The primary keys are widely used in all relational databases, including Postgres. Developers prefer to create every table with a primary key. The primary keys in Postgres are used to identify a record uniquely. You can create a primary key for any data type; however, most frequently, the primary keys are defined using the INT data type. In such cases, the user specified a unique value for each primary key while inserting the data into a table.
In Postgres, a pseudo data type named “SERIAL” can be used for the PRIMARY KEY column to define an auto-incremented primary key.
This write-up will teach you how to define an auto-incremented primary key in Postgres via practical examples.
How to Define/Create an Auto Incremented Primary Key in Postgres?
You can define an auto-increment primary key at the time of table creation using the following syntax:
CREATE TABLE table_name( col_name SERIAL PRIMARY KEY )
An auto-incremented unique identifier will be created using the syntax above.
Example: How Do I Create/Define an Auto-Incremented Primary Key in Postgres?
This example will show you how to define an auto-incremented primary key while table creation:
CREATE TABLE company_details( c_id SERIAL PRIMARY KEY, c_ceo TEXT, ceo_id INT );
The above query will create an auto-incremented PRIMARY KEY named “c_id” for the company_details table:
The above snippet shows that a table named “company_details” has been created with three columns: c_id, c_ceo, and ceo_id. Now, we will execute the INSERT INTO statement to insert the data into the “company_details” table:
INSERT INTO company_details(c_ceo, ceo_id) VALUES ('Joe', 5), ('Joseph', 2), ('Alex', 3), ('Ambrose', 1), ('Mike', 4), ('Seth', 6);
Since the c_id column is defined with the SERIAL data type, so there is no need to specify the value for that particular column while data insertion. The value of the c_id column will be auto-incremented for each record:
All the records have been inserted into the company_details table. Executing the SELECT * command will show the table’s data:
SELECT * FROM company_details;
The output snippet authenticates the working of the auto-incremented primary key.
This is how you can create an auto-incremented Primary key in Postgres.

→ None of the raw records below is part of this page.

struct LtaeParams {
    const float* x; const float* gamma; const float* beta; const float* U; const float* s0;
    const float* Wc; const float* bc; const float* pe; const int* valid;
// ... 936 lines not shown
        __syncthreads();
        if constexpr (GX) {
            m1 = group_total(m1, red) * inv_n;
            m2 = group_total(m2, red + 256) * inv_n;
        }
        const float dgs = (dg.x + dg.y) + (dg.z + dg.w), dbs = (db.x + db.y) + (db.z + db.w);
        if constexpr (NTH > 1) {
            red[512 + (sth * C + sc_) * 2] = dgs;
            red[512 + (sth * C + sc_) * 2 + 1] = dbs;
            __syncthreads();
            if (sth == 0) {
                float a = 0.f, bsum = 0.f;
#pragma unroll
                for (int k = 0; k < NTH; ++k) { a += red[512 + (k * C + sc_) * 2]; bsum += red[512 + (k * C + sc_) * 2 + 1]; }
                p.part_gb[((size_t)tile * C + sc_) * 2] = a;
                p.part_gb[((size_t)tile * C + sc_) * 2 + 1] = bsum;
            }
        } else {
            p.part_gb[((size_t)tile * C + sc_) * 2] = dgs;
            p.part_gb[((size_t)tile * C + sc_) * 2 + 1] = dbs;
        }
        if constexpr (!GX) return;
        const f32x4 rstd = *reinterpret_cast<const f32x4*>(STl + g * 8 + 4);
        for (int t = sth; t < T; t += NTH) {
            f32x4* gp = reinterpret_cast<f32x4*>(gxc + (size_t)t * C * HW);
            const f32x4 xn = *reinterpret_cast<const f32x4*>(xs + (size_t)(t * CP + sc_) * 4);
            *gp = rstd * (*gp - m1 - xn * m2);
        }
    }
}

constexpr int RR_SLICES = 32;
template <typename TI, typename TO>
__global__ __launch_bounds__(1024) void reduce_rows_kernel(const TI* __restrict__ part, TO* __restrict__ out, TO* __restrict__ out1,
                                                           int count, int K, int slices, int rows_per_slice) {
    __shared__ double sh[16][64];
    const int lane = threadIdx.x & 63, w = threadIdx.x >> 6;
    const int k = blockIdx.x * 64 + lane;
    const int grp = blockIdx.y / slices, sl = blockIdx.y - grp * slices;
    const int r0 = sl * rows_per_slice;
    const int n = count - r0 < rows_per_slice ? count - r0 : rows_per_slice;
    const bool live = k < K;
    const TI* src = part + ((size_t)grp * count + r0) * K + (live ? k : 0);
    double s = 0.0;
    for (int i0 = w; i0 < n; i0 += 256) {
        TI v[16];
#pragma unroll
        for (int u = 0; u < 16; ++u) {
            const int i = i0 + 16 * u;
            v[u] = (live && i < n) ? src[(size_t)i * K] : TI(0);
        }
#pragma unroll
        for (int u = 0; u < 16; ++u) s += (double)v[u];
    }
    sh[w][lane] = s;
    __syncthreads();
    if (w == 0 && live) {
        double t = 0.0;
#pragma unroll
        for (int ww = 0; ww < 16; ++ww) t += sh[ww][lane];
        if (out1 != nullptr) ((k & 1) ? out1 : out)[k >> 1] = (TO)t;
        else out[(size_t)blockIdx.y * K + k] = (TO)t;
    }
}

To define an auto-incremented primary key in Postgres, specify a column name followed by a pseudo data type named “SERIAL”, and then specify the PRIMARY KEY keyword. In such cases, PostgreSQL will address all behind the scene complexities and auto-increment the primary key value for each insertion. This write-up explained how to define/create an auto-incremented primary in Postgres using the SERIAL pseudo-data type.